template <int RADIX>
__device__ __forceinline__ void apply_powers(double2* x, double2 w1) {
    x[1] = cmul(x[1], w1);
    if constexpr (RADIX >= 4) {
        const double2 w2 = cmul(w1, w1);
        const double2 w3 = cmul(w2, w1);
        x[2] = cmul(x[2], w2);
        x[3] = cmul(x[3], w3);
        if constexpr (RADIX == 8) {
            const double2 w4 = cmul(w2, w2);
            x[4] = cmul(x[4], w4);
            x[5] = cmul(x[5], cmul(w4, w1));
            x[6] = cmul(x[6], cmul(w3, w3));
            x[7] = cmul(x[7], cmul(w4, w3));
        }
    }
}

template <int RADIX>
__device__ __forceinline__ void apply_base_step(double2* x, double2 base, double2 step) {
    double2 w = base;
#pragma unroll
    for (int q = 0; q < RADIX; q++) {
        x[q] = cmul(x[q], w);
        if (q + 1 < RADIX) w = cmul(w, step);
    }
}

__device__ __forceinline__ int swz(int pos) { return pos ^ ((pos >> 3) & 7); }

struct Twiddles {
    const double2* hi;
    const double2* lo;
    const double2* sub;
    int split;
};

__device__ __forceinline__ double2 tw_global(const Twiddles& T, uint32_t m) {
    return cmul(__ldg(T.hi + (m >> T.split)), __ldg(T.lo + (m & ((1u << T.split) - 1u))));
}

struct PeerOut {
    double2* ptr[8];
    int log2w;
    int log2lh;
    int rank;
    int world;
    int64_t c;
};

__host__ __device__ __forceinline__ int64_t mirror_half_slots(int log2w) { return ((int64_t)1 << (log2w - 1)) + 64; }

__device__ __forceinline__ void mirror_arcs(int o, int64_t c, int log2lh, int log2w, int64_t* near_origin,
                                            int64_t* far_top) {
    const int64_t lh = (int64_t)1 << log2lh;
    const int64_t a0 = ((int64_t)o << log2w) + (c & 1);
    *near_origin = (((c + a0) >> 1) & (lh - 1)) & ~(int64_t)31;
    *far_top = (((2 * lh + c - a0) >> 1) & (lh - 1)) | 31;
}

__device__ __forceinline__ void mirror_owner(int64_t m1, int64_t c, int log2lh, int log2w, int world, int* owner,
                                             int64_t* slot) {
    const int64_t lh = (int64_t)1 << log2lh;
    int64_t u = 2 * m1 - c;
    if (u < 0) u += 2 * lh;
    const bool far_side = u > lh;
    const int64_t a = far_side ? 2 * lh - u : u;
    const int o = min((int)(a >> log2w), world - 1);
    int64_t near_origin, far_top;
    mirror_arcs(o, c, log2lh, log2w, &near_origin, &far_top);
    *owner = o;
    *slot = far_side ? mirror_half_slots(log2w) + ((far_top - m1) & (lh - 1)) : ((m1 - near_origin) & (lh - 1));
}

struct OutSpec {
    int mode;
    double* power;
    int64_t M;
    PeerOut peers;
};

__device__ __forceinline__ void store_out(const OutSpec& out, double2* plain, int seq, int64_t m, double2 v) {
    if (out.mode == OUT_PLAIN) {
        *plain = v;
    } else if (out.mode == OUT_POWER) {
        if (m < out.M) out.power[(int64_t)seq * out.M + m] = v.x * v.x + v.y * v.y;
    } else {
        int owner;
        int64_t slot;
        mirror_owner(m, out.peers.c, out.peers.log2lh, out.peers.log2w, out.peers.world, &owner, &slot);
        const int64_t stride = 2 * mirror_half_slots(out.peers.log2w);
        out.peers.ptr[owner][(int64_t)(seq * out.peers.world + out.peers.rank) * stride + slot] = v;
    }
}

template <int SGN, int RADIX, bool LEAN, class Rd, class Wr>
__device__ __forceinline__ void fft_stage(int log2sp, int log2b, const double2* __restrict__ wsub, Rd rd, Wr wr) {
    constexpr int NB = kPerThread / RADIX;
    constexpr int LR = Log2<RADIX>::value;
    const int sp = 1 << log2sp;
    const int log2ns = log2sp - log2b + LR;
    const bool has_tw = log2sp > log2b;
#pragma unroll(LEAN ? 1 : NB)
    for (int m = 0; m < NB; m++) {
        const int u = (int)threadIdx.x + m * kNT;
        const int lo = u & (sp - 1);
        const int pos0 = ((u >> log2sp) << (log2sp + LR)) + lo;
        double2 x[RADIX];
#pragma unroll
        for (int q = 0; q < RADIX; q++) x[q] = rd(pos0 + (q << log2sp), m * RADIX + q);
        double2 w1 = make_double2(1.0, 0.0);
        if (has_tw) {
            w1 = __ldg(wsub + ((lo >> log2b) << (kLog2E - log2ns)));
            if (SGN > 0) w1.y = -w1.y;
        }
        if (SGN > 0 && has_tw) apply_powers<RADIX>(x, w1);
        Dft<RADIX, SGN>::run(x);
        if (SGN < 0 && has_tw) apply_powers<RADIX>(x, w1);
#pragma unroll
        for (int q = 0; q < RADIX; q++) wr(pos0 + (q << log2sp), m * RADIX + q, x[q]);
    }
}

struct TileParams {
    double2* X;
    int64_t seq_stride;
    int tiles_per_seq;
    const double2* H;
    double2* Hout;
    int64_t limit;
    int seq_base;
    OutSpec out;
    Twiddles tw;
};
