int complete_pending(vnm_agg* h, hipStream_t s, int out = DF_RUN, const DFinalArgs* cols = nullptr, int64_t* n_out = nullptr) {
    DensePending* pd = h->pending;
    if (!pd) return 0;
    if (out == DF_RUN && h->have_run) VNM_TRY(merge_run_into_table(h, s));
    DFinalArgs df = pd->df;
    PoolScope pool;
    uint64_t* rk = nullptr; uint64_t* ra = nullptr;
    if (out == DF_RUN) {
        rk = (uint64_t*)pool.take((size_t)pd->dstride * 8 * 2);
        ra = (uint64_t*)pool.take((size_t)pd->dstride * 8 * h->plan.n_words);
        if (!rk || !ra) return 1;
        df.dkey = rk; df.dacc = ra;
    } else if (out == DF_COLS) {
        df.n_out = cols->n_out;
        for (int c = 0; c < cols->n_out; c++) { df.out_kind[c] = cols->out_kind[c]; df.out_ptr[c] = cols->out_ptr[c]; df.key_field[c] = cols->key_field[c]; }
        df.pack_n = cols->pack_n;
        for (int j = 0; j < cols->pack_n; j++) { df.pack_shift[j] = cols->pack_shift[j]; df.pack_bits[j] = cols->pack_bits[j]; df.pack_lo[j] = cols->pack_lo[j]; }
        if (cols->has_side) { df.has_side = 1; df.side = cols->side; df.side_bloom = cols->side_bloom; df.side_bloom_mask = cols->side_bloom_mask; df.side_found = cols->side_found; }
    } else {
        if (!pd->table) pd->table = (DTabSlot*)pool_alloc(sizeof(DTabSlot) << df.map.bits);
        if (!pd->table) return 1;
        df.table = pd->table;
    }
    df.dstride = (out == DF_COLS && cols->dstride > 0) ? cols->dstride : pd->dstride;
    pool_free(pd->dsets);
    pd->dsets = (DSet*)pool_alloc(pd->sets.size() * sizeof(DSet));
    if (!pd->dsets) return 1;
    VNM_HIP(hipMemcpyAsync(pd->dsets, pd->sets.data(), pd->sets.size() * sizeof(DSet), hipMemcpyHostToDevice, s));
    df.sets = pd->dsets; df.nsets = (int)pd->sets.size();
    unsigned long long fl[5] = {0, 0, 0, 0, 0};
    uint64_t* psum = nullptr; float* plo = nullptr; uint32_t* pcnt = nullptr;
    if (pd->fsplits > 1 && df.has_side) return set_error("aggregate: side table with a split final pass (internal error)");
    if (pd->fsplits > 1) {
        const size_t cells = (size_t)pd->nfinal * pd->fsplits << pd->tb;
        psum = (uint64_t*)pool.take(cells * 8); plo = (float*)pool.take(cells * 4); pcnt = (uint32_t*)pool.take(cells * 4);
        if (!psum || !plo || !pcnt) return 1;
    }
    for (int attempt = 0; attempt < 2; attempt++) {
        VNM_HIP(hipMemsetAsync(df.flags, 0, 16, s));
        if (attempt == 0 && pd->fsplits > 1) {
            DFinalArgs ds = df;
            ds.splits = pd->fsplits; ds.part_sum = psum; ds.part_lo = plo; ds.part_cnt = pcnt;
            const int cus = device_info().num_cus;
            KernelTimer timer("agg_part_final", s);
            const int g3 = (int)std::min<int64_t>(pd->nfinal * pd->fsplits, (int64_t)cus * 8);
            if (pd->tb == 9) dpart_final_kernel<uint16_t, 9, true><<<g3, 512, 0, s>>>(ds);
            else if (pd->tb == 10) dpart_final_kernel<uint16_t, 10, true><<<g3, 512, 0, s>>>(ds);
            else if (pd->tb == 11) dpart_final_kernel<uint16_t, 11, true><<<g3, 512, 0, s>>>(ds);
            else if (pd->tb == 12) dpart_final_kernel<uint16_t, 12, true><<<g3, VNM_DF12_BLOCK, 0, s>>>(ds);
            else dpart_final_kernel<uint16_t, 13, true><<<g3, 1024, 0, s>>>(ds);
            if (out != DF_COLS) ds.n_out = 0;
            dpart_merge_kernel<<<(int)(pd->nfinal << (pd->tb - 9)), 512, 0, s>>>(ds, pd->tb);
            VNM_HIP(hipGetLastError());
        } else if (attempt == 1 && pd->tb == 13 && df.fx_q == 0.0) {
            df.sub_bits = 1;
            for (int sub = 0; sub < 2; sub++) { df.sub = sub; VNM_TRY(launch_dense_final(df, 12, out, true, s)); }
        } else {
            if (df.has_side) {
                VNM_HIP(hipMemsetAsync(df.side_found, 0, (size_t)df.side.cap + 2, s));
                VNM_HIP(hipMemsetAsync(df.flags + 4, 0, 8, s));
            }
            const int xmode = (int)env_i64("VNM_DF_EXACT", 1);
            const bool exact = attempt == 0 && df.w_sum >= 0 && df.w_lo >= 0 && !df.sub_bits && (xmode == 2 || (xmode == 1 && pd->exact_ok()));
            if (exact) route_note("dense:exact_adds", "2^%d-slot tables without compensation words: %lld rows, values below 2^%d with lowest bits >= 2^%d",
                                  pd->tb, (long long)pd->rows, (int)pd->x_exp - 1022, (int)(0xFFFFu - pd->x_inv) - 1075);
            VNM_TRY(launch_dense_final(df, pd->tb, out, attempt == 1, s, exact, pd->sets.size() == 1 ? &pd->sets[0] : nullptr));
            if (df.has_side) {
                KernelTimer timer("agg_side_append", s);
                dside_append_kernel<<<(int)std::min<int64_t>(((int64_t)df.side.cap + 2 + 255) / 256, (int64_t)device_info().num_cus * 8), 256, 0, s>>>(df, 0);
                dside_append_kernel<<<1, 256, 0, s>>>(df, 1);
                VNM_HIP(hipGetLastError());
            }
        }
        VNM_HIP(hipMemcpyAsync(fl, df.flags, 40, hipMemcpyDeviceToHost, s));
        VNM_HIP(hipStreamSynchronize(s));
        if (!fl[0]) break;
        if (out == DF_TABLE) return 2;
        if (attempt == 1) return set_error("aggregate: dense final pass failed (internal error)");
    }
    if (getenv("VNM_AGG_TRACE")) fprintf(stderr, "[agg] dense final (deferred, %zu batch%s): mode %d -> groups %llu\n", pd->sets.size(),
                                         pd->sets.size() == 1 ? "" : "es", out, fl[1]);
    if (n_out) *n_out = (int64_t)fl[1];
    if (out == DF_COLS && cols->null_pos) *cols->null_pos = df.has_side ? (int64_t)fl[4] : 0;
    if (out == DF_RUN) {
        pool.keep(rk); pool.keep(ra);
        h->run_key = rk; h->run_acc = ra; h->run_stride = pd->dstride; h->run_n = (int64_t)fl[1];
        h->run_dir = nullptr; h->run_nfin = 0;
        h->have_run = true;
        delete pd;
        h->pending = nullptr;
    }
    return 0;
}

----

**Action item**
All that should be written out is the stretch of lines above between the one holding "const int xmode" and the one holding "const bool exact", inclusive, exactly as given.

**Completed task**
            const int xmode = (int)env_i64("VNM_DF_EXACT", 1);
            const bool exact = attempt == 0 && df.w_sum >= 0 && df.w_lo >= 0 && !df.sub_bits && (xmode == 2 || (xmode == 1 && pd->exact_ok()));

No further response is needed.